Equally, it is a possibility—and I certainly do not rule it out—that, at an appropriate time, a worker with direct practical experience of forestry inside the gate, as it were, might represent the trade union interests. But at the moment, at any rate, we do not consider it necessary to add further to the number of commissioners to bring that into effect. It is right that we propose to make one additional commissioner; somebody who has commercial experience of a rather different type than has been available before. But the Government were reluctant to increase the number by even one, and would be very reluctant to increase it by any more.

Earl Waldegrave

I should just like to add that I hope that the Committee will take note of what the noble Earl has said. It is a pity to make these commissions too big. It is also, perhaps, a pity to lay down what qualifications each person must have. The noble Lord, Lord Taylor of Gryfe, will remember that when he and I were both commissioners together we had an absolutely first-class trade unionist on the commission, who was neither a forester nor an agricultural worker. I cannot remember whether Gwyn Davies was a steel worker or a coal worker, but he certainly came from South Wales and no one could have asked for a better representative of the trade union movement there. I think that is better than laying down that you must have a statutory trade unionist, a statutory woman, a statutory Common Market man and so on.

Lord Taylor of Gryfe

The Act does not say that you should have a statutory trade unionist, and I have not said that we ought to have a statutory trade unionist. I have said that we ought to increase the number by two instead of one, for the reasons I have indicated, without writing into the Bill that it must be a statutory trade unionist. But it gives the opportunity for the Minister to do what I have sought. If you do not amend it now, you are stuck with the number that is in the Bill. In fact, you are adding one business man.

I looked for some support from the Liberal Benches, in view of their substantial commitment to participation. I had hoped that there would be a balancing of the one business man who is skilled in the disposal of assets and so on, with a workers' representative—not that he would give technical advice to the commission.
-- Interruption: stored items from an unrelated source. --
# yosungho/LineTR

Measured on AMD Instinct MI355X. Metric: line_descriptors_per_sec, higher is better.
Workload: dtype f32 in/out; GEMMs as 6 bf16-split MFMA products, fp32 accumulate (fp32-faithful); 1 GPU; cfg3: 64 pairs/GPU of 640x480, 200 lines/image -> 199 sub-lines x 21 tokens, d_model=256, seeded weights; pairs_per_gpu=64, collective=none

## Files before the change

### linetr_amd/csrc/lt_attn_fused.h

```cpp
#pragma once
#include "lt_st_image.h"
#include "lt_attn.h"

namespace lt {

constexpr int FQA_W_BYTES = 3 * 4 * ST_RB;
constexpr int FQA_SLOT = FQA_W_BYTES + 256 * 64;
constexpr int FQA_KEYS = 128;
constexpr int FQA_LDS = 4 * FQA_SLOT;

__global__ __launch_bounds__(512) void sig_qkv_attn_kernel(const float* __restrict__ z ,
                                                           const unsigned char* __restrict__ Wst ,
                                                           const float* __restrict__ bqkv ,
                                                           const int* __restrict__ cu_sub, float* __restrict__ out ) {
  extern __shared__ __attribute__((aligned(1024))) unsigned char fq_smem[];
  const int img = blockIdx.x, head = blockIdx.y;
  const int n0 = cu_sub[img], Ni = cu_sub[img + 1] - n0;
  if (Ni <= 0) return;
  const int tid = threadIdx.x, lane = tid & 63;
  const int wave = __builtin_amdgcn_readfirstlane(tid >> 6);
  const int h2 = lane >> 5, lq = lane & 31;
  const int q = wave * 32 + lq;
  const bool wave_active = wave * 32 < Ni;
  constexpr int RBW = 3 * D / 16, NK = D / 16;

  const int n_dma = wave < 2 ? 5 : 4;
  const unsigned lane16 = lane * 16;
  auto issue_one = [&](int d, int k, int slot) {
    const int x = wave + 8 * d;
    unsigned char* dst = fq_smem + slot * FQA_SLOT + x * 1024;
    if (x < 18) {
      const unsigned char* g = Wst + ((int64_t)k * RBW + (x / 6) * 16 + head * 4) * ST_RB + (x % 6) * 1024;
      LT_GLDS(g + lane16, dst, 0);
    } else {
      int row = (x - 18) * 16 + (lane >> 2);
      row = row < Ni ? row : Ni - 1;
      const float* g = z + (int64_t)(n0 + row) * D + k * 16 + (((lane & 3) - ((lane >> 4) & 3)) & 3) * 4;
      LT_GLDS(g, dst, 0);
    }
  };
  auto issue_step = [&](int k, int slot) {
#pragma unroll
    for (int d = 0; d < 5; ++d)
      if (d < n_dma) issue_one(d, k, slot);
  };
  auto wait_dma = [&](int steps) {
    if (steps <= 0) asm volatile("s_waitcnt vmcnt(0)" ::: "memory");
    else if (wave < 2) {
      if (steps == 1) asm volatile("s_waitcnt vmcnt(5)" ::: "memory");
      else asm volatile("s_waitcnt vmcnt(10)" ::: "memory");
    } else {
      if (steps == 1) asm volatile("s_waitcnt vmcnt(4)" ::: "memory");
      else asm volatile("s_waitcnt vmcnt(8)" ::: "memory");
    }
  };
#pragma unroll
  for (int k = 0; k < 4; ++k) issue_step(k, k);
  f32x16 acc[6];
  {
    const float* bp = bqkv + head * DH + 4 * h2;
#pragma unroll
    for (int i = 0; i < 6; ++i)
#pragma unroll
      for (int bq = 0; bq < 4; ++bq) {
        const f32x4 v = *reinterpret_cast<const f32x4*>(bp + (i >> 1) * D + (i & 1) * 32 + 8 * bq);
#pragma unroll
        for (int c = 0; c < 4; ++c) acc[i][4 * bq + c] = v[c];
      }
  }
  wait_dma(2);
  __builtin_amdgcn_s_barrier();
  asm volatile("" ::: "memory");

  const int lfrag = ((lane >> 4) & 1) * ST_RB + (lane >> 5) * 256 + (lane & 15) * 16;
  const int zrot = (lq >> 2) & 3;
  const int zoff0 = FQA_W_BYTES + (wave * 32 + lq) * 64 + ((2 * h2 + zrot) & 3) * 16;
  const int zoff1 = FQA_W_BYTES + (wave * 32 + lq) * 64 + ((2 * h2 + 1 + zrot) & 3) * 16;
  using Terms = split_terms<3>;
  auto read_w = [&](int k, int i, int p, bf16x8 (&wf)[3]) {
    wf[p] = *reinterpret_cast<const bf16x8*>(fq_smem + (k & 3) * FQA_SLOT + lfrag + ((i >> 1) * 4 + (i & 1) * 2) * ST_RB + p * ST_CHUNK);
  };
  auto split_z = [&](const f32x4& x0, const f32x4& x1, bf16x8 (&zf)[3]) {
    unsigned a[3], b[3], c[3], d[3];
    split_pair<3>(x0[0], x0[1], a); split_pair<3>(x0[2], x0[3], b);
    split_pair<3>(x1[0], x1[1], c); split_pair<3>(x1[2], x1[3], d);
#pragma unroll
    for (int p = 0; p < 3; ++p) {
      union { bf16x8 v; unsigned w[4]; } u;
      u.w[0] = a[p]; u.w[1] = b[p]; u.w[2] = c[p]; u.w[3] = d[p];
      zf[p] = u.v;
    }
  };
  bf16x8 zfA[3], zfB[3], wfA[3], wfB[3];
  {
    const f32x4 x0 = *reinterpret_cast<const f32x4*>(fq_smem + zoff0), x1 = *reinterpret_cast<const f32x4*>(fq_smem + zoff1);
    split_z(x0, x1, zfA);
#pragma unroll
    for (int p = 0; p < 3; ++p) read_w(0, 0, p, wfA);
  }
  auto step = [&](int s, bf16x8 (&zc)[3], bf16x8 (&zn)[3]) {
    f32x4 zr0, zr1;
    const bool more = s + 1 < NK;
#pragma unroll
    for (int m = 0; m < 36; ++m) {
      const int i = m / 6, t = m % 6;
      bf16x8 (&wc)[3] = (i & 1) ? wfB : wfA;
      bf16x8 (&wn)[3] = (i & 1) ? wfA : wfB;
      acc[i] = mfma_split<0>(wc[Terms::pa(t)], zc[Terms::pb(t)], acc[i]);
      if (t < 3) {
        if (i < 5) read_w(s, i + 1, t, wn);
        else read_w(s + 1, 0, t, wn);
      }
      if (m == 3) zr0 = *reinterpret_cast<const f32x4*>(fq_smem + ((s + 1) & 3) * FQA_SLOT + zoff0);
      if (m == 4) zr1 = *reinterpret_cast<const f32x4*>(fq_smem + ((s + 1) & 3) * FQA_SLOT + zoff1);
      if (m == 15) split_z(zr0, zr1, zn);
      if (m >= 18 && m < 23 && s >= 1 && s + 3 < NK) { if (m - 18 < n_dma) issue_one(m - 18, s + 3, (s + 3) & 3); }
      __builtin_amdgcn_sched_barrier(0);
    }
    asm volatile("s_waitcnt lgkmcnt(0)" ::: "memory");
    if (more) {
      wait_dma(s + 3 < NK ? 1 : 0);
      __builtin_amdgcn_s_barrier();
      asm volatile("" ::: "memory");
    }
    __builtin_amdgcn_sched_barrier(0);
  };
#pragma unroll 1
  for (int s = 0; s < NK; s += 2) {
    step(s, zfA, zfB);
    step(s + 1, zfB, zfA);
  }
  asm volatile("s_waitcnt vmcnt(0)" ::: "memory");

  auto pieces = [&](const f32x16& a, float scale, float (&v)[16]) {
#pragma unroll
    for (int r = 0; r < 16; ++r) v[r] = a[r] * scale;
#pragma unroll
    for (int c = 0; c < 4; ++c) { halves_swap(v[c], v[4 + c]); halves_swap(v[8 + c], v[12 + c]); }
  };
  auto split_run = [&](const float* x, bf16x8 (&o)[3]) {
    unsigned a[3], b[3], c[3], d[3];
    split_pair<3>(x[0], x[1], a); split_pair<3>(x[2], x[3], b);
    split_pair<3>(x[4], x[5], c); split_pair<3>(x[6], x[7], d);
#pragma unroll
    for (int p = 0; p < 3; ++p) {
      union { bf16x8 v; unsigned w[4]; } u;
      u.w[0] = a[p]; u.w[1] = b[p]; u.w[2] = c[p]; u.w[3] = d[p];
      o[p] = u.v;
    }
  };
  bf16x8 qf[4][3];
#pragma unroll
  for (int i = 0; i < 2; ++i) {
    float v[16];
    pieces(acc[i], LOG2E, v);
    split_run(v, qf[2 * i]);
    split_run(v + 8, qf[2 * i + 1]);
  }
  unsigned char* Ks = fq_smem;
  unsigned char* Vs = fq_smem + FQA_KEYS * ATS_RK;
  auto stage_kv = [&]() {
    const int r = (wave & 3) * 32 + lq;
#pragma unroll
    for (int i = 2; i < 6; ++i) {
      float v[16];
      pieces(acc[i], 1.f, v);
      unsigned char* dst = (i < 4 ? Ks + r * ATS_RK : Vs + r * ATS_RV) + ((i & 1) * 32 + 8 * h2) * 2;
#pragma unroll
      for (int g = 0; g < 2; ++g) {
        bf16x8 pl[3];
        split_run(v + 8 * g, pl);
#pragma unroll
        for (int p = 0; p < 3; ++p) *reinterpret_cast<bf16x8*>(dst + p * 128 + g * 32) = pl[p];
      }
    }
  };
  f32x16 o0, o1;
#pragma unroll
  for (int r = 0; r < 16; ++r) { o0[r] = 0.f; o1[r] = 0.f; }
  float m = -INFINITY, l = 0.f;
  const unsigned v_base = (unsigned)(size_t)(Vs + (((lane & 15) >> 2) + 4 * h2) * ATS_RV + (((lane >> 4) & 1) * 16 + (lane & 3) * 4) * 2);
  auto chunk = [&](int kv0, auto kv_local) {
    constexpr int KL = decltype(kv_local)::value;
    constexpr int KB = KL >= 64 ? 64 : 0;
    const unsigned vb = v_base + KB * ATS_RV;
    u32x2 vrA[3][2], vrB[3][2];
    v_frags_tr<KL - KB, 0, false>(vb, vrA);
    f32x16 st;
#pragma unroll
    for (int r = 0; r < 16; ++r) st[r] = 0.f;
    const unsigned char* kp = Ks + (KL + lq) * ATS_RK + h2 * 16;
    bf16x8 kaA[3], kaB[3];
#pragma unroll
    for (int p = 0; p < 3; ++p) kaA[p] = *reinterpret_cast<const bf16x8*>(kp + p * 128);
#pragma unroll
    for (int m = 0; m < 24; ++m) {
      const int sq = m / 6, t = m % 6;
      bf16x8 (&kc)[3] = (sq & 1) ? kaB : kaA;
      bf16x8 (&kn)[3] = (sq & 1) ? kaA : kaB;
      st = mfma_split<0>(kc[split_terms<3>::pa(t)], qf[sq][split_terms<3>::pb(t)], st);
      if (t < 3 && sq < 3) kn[t] = *reinterpret_cast<const bf16x8*>(kp + t * 128 + (sq + 1) * 32);
      __builtin_amdgcn_sched_barrier(0);
    }
    if (kv0 + 32 > Ni) {
#pragma unroll
      for (int r = 0; r < 16; ++r)
        if (kv0 + (r & 3) + 8 * (r >> 2) + 4 * h2 >= Ni) st[r] = -INFINITY;
    }
    float mx = st[0];
#pragma unroll
    for (int r = 1; r < 16; ++r) mx = fmaxf(mx, st[r]);
    mx = xor32_max(mx);
    const float m_new = fmaxf(m, mx);
    float ps = 0.f;
#pragma unroll
    for (int r = 0; r < 16; ++r) { st[r] = __builtin_amdgcn_exp2f(st[r] - m_new); ps += st[r]; }
    ps = xor32_sum(ps);
    if (__any(m_new != m)) {
      const float alpha = __builtin_amdgcn_exp2f(m - m_new);
      l *= alpha;
#pragma unroll
      for (int r = 0; r < 16; ++r) { o0[r] *= alpha; o1[r] *= alpha; }
    }
    l += ps;
    m = m_new;
    bf16x8 pp0[3], pp1[3];
    {
      float sv[8];
#pragma unroll
      for (int e = 0; e < 8; ++e) sv[e] = st[e];
      split_run(sv, pp0);
    }
    auto pv = [&](u32x2 (&vr)[3][2], const bf16x8 (&pp)[3], f32x16& o) {
      bf16x8 va[3];
#pragma unroll
      for (int p = 0; p < 3; ++p) {
        union { bf16x8 v; unsigned u[4]; } x;
        x.u[0] = vr[p][0][0]; x.u[1] = vr[p][0][1]; x.u[2] = vr[p][1][0]; x.u[3] = vr[p][1][1];
        va[p] = x.v;
      }
      mma6(va, pp, o);
    };
    tr_wait(vrA);
    v_frags_tr<KL - KB, 1, false>(vb, vrB);
    pv(vrA, pp0, o0);
    __builtin_amdgcn_sched_barrier(0);
    {
      float sv[8];
#pragma unroll
      for (int e = 0; e < 8; ++e) sv[e] = st[8 + e];
      split_run(sv, pp1);
    }
    tr_wait(vrB);
    v_frags_tr<KL - KB + 16, 0, false>(vb, vrA);
    pv(vrB, pp0, o1);
    __builtin_amdgcn_sched_barrier(0);
    tr_wait(vrA);
    v_frags_tr<KL - KB + 16, 1, false>(vb, vrB);
    pv(vrA, pp1, o0);
    __builtin_amdgcn_sched_barrier(0);
    tr_wait(vrB);
    pv(vrB, pp1, o1);
  };
#pragma unroll
  for (int half = 0; half < 2; ++half) {
    if (half * FQA_KEYS >= Ni) break;
    __syncthreads();
    if ((wave >> 2) == half && wave_active) stage_kv();
    __syncthreads();
    if (!wave_active) continue;
    const int k0 = half * FQA_KEYS;
    if (k0 < Ni) chunk(k0, std::integral_constant<int, 0>{});
    if (k0 + 32 < Ni) chunk(k0 + 32, std::integral_constant<int, 32>{});
    if (k0 + 64 < Ni) chunk(k0 + 64, std::integral_constant<int, 64>{});
    if (k0 + 96 < Ni) chunk(k0 + 96, std::integral_constant<int, 96>{});
  }

  if (wave_active) {
    const float inv = 1.f / l;
    float* op = out + (int64_t)(n0 + (q < Ni ? q : Ni - 1)) * D + head * DH + 8 * h2;
#pragma unroll
    for (int dt = 0; dt < 2; ++dt) {
      float v[16];
      pieces(dt == 0 ? o0 : o1, inv, v);
      if (q < Ni) {
        *reinterpret_cast<f32x4*>(op + dt * 32) = f32x4{v[0], v[1], v[2], v[3]};
        *reinterpret_cast<f32x4*>(op + dt * 32 + 4) = f32x4{v[4], v[5], v[6], v[7]};
        *reinterpret_cast<f32x4*>(op + dt * 32 + 16) = f32x4{v[8], v[9], v[10], v[11]};
        *reinterpret_cast<f32x4*>(op + dt * 32 + 20) = f32x4{v[12], v[13], v[14], v[15]};
      }
    }
  }
}

}
```

Before: 10.56 million line-descriptors/s.

## Trim DMA to live rows, early-exit idle waves, skip empty PV half-tile

The per-wave DMA count now follows the real number of rows (Ni), so z rows beyond the image are no longer loaded, and the vmcnt waits are generalised to match. Inactive waves leave the compute path early and run only the barrier-matching DMA loop before returning. The final 16-key PV half-step is skipped when the chunk runs past Ni. These remove wasted loads and MFMA work on partial tiles, at the cost of a more complex barrier protocol that must stay matched across waves, and wave-uniform branching.

After: 10.61 million line-descriptors/s, median of 3. About the same (+0.4%).

```diff
diff --git a/linetr_amd/csrc/lt_attn_fused.h b/linetr_amd/csrc/lt_attn_fused.h
--- a/linetr_amd/csrc/lt_attn_fused.h
+++ b/linetr_amd/csrc/lt_attn_fused.h
@@ -24,7 +24,9 @@
   const bool wave_active = wave * 32 < Ni;
   constexpr int RBW = 3 * D / 16, NK = D / 16;
 
-  const int n_dma = wave < 2 ? 5 : 4;
+  const int n_x = 18 + 2 * ((Ni + 31) >> 5);
+  const int n_dma = (n_x - wave + 7) >> 3;
+  __builtin_assume(n_dma >= 2 && n_dma <= 5);
   const unsigned lane16 = lane * 16;
   auto issue_one = [&](int d, int k, int slot) {
     const int x = wave + 8 * d;
@@ -45,17 +47,39 @@
       if (d < n_dma) issue_one(d, k, slot);
   };
   auto wait_dma = [&](int steps) {
-    if (steps <= 0) asm volatile("s_waitcnt vmcnt(0)" ::: "memory");
-    else if (wave < 2) {
-      if (steps == 1) asm volatile("s_waitcnt vmcnt(5)" ::: "memory");
-      else asm volatile("s_waitcnt vmcnt(10)" ::: "memory");
-    } else {
-      if (steps == 1) asm volatile("s_waitcnt vmcnt(4)" ::: "memory");
-      else asm volatile("s_waitcnt vmcnt(8)" ::: "memory");
+    switch (steps <= 0 ? 0 : steps * n_dma) {
+      case 2: asm volatile("s_waitcnt vmcnt(2)" ::: "memory"); break;
+      case 3: asm volatile("s_waitcnt vmcnt(3)" ::: "memory"); break;
+      case 4: asm volatile("s_waitcnt vmcnt(4)" ::: "memory"); break;
+      case 5: asm volatile("s_waitcnt vmcnt(5)" ::: "memory"); break;
+      case 6: asm volatile("s_waitcnt vmcnt(6)" ::: "memory"); break;
+      case 8: asm volatile("s_waitcnt vmcnt(8)" ::: "memory"); break;
+      case 10: asm volatile("s_waitcnt vmcnt(10)" ::: "memory"); break;
+      default: asm volatile("s_waitcnt vmcnt(0)" ::: "memory"); break;
     }
   };
 #pragma unroll
   for (int k = 0; k < 4; ++k) issue_step(k, k);
+  if (!wave_active) {
+    wait_dma(2);
+    __builtin_amdgcn_s_barrier();
+#pragma unroll 1
+    for (int s = 0; s < NK; ++s) {
+      if (s >= 1 && s + 3 < NK) issue_step(s + 3, (s + 3) & 3);
+      asm volatile("s_waitcnt lgkmcnt(0)" ::: "memory");
+      if (s + 1 < NK) {
+        wait_dma(s + 3 < NK ? 1 : 0);
+        __builtin_amdgcn_s_barrier();
+      }
+    }
+    asm volatile("s_waitcnt vmcnt(0)" ::: "memory");
+    for (int half = 0; half < 2; ++half) {
+      if (half * FQA_KEYS >= Ni) break;
+      __syncthreads();
+      __syncthreads();
+    }
+    return;
+  }
   f32x16 acc[6];
   {
     const float* bp = bqkv + head * DH + 4 * h2;
@@ -224,7 +248,7 @@
     }
     l += ps;
     m = m_new;
-    bf16x8 pp0[3], pp1[3];
+    bf16x8 pp0[3];
     {
       float sv[8];
 #pragma unroll
@@ -242,33 +266,42 @@
       mma6(va, pp, o);
     };
     tr_wait(vrA);
-    v_frags_tr<KL - KB, 1, false>(vb, vrB);
-    pv(vrA, pp0, o0);
-    __builtin_amdgcn_sched_barrier(0);
-    {
-      float sv[8];
-#pragma unroll
-      for (int e = 0; e < 8; ++e) sv[e] = st[8 + e];
-      split_run(sv, pp1);
-    }
-    tr_wait(vrB);
-    v_frags_tr<KL - KB + 16, 0, false>(vb, vrA);
-    pv(vrB, pp0, o1);
-    __builtin_amdgcn_sched_barrier(0);
-    tr_wait(vrA);
-    v_frags_tr<KL - KB + 16, 1, false>(vb, vrB);
-    pv(vrA, pp1, o0);
-    __builtin_amdgcn_sched_barrier(0);
-    tr_wait(vrB);
-    pv(vrB, pp1, o1);
+    auto pv_steps = [&](auto second_step) {
+      v_frags_tr<KL - KB, 1, false>(vb, vrB);
+      pv(vrA, pp0, o0);
+      __builtin_amdgcn_sched_barrier(0);
+      if constexpr (!decltype(second_step)::value) {
+        tr_wait(vrB);
+        pv(vrB, pp0, o1);
+      } else {
+        bf16x8 pp1[3];
+        {
+          float sv[8];
+#pragma unroll
+          for (int e = 0; e < 8; ++e) sv[e] = st[8 + e];
+          split_run(sv, pp1);
+        }
+        tr_wait(vrB);
+        v_frags_tr<KL - KB + 16, 0, false>(vb, vrA);
+        pv(vrB, pp0, o1);
+        __builtin_amdgcn_sched_barrier(0);
+        tr_wait(vrA);
+        v_frags_tr<KL - KB + 16, 1, false>(vb, vrB);
+        pv(vrA, pp1, o0);
+        __builtin_amdgcn_sched_barrier(0);
+        tr_wait(vrB);
+        pv(vrB, pp1, o1);
+      }
+    };
+    if (kv0 + 16 >= Ni) pv_steps(std::false_type{});
+    else pv_steps(std::true_type{});
   };
 #pragma unroll
   for (int half = 0; half < 2; ++half) {
     if (half * FQA_KEYS >= Ni) break;
     __syncthreads();
-    if ((wave >> 2) == half && wave_active) stage_kv();
+    if ((wave >> 2) == half) stage_kv();
     __syncthreads();
-    if (!wave_active) continue;
     const int k0 = half * FQA_KEYS;
     if (k0 < Ni) chunk(k0, std::integral_constant<int, 0>{});
     if (k0 + 32 < Ni) chunk(k0 + 32, std::integral_constant<int, 32>{});
@@ -276,19 +309,17 @@
     if (k0 + 96 < Ni) chunk(k0 + 96, std::integral_constant<int, 96>{});
   }
 
-  if (wave_active) {
-    const float inv = 1.f / l;
-    float* op = out + (int64_t)(n0 + (q < Ni ? q : Ni - 1)) * D + head * DH + 8 * h2;
-#pragma unroll
-    for (int dt = 0; dt < 2; ++dt) {
-      float v[16];
-      pieces(dt == 0 ? o0 : o1, inv, v);
-      if (q < Ni) {
-        *reinterpret_cast<f32x4*>(op + dt * 32) = f32x4{v[0], v[1], v[2], v[3]};
-        *reinterpret_cast<f32x4*>(op + dt * 32 + 4) = f32x4{v[4], v[5], v[6], v[7]};
-        *reinterpret_cast<f32x4*>(op + dt * 32 + 16) = f32x4{v[8], v[9], v[10], v[11]};
-        *reinterpret_cast<f32x4*>(op + dt * 32 + 20) = f32x4{v[12], v[13], v[14], v[15]};
-      }
+  const float inv = 1.f / l;
+  float* op = out + (int64_t)(n0 + (q < Ni ? q : Ni - 1)) * D + head * DH + 8 * h2;
+#pragma unroll
+  for (int dt = 0; dt < 2; ++dt) {
+    float v[16];
+    pieces(dt == 0 ? o0 : o1, inv, v);
+    if (q < Ni) {
+      *reinterpret_cast<f32x4*>(op + dt * 32) = f32x4{v[0], v[1], v[2], v[3]};
+      *reinterpret_cast<f32x4*>(op + dt * 32 + 4) = f32x4{v[4], v[5], v[6], v[7]};
+      *reinterpret_cast<f32x4*>(op + dt * 32 + 16) = f32x4{v[8], v[9], v[10], v[11]};
+      *reinterpret_cast<f32x4*>(op + dt * 32 + 20) = f32x4{v[12], v[13], v[14], v[15]};
     }
   }
 }
```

There is a mass of technical advice at the top of the commission. There is no doubt that there is a difference between technical advice at the top and workers' participation from below and it would be a healthy element.

They have had this experience in other nationalised industries, some with success; some with less success. But it is in keeping with the times. We will not be amending the Forestry Act for some time ahead and 11 members, in addition to the chairman, would enable the Minister to have scope to do this kind of experiment. I hope that this will be regarded as non-controversial and acceptable.

On Question, amendment negatived.

Clause 3 agreed to.

Clause 4 [Short title, repeals and extent]:

Lord Ross of Marnock had given notice of his intention to move Amendment No. 21: Page 1, line 24, after ("to") insert ("Scotland or").

The noble Lord said: It would be quite wrong at this very late hour to take advantage of the waning support of the Government and to go ahead with this most important amendment, for which I have piles of papers ready. I will save it for another occasion. I do not intend to move the amendment.

[Amendment No. 21 not moved.]

Clause 4 agreed to.

Schedule agreed to.

House resumed: Bill reported without amendment.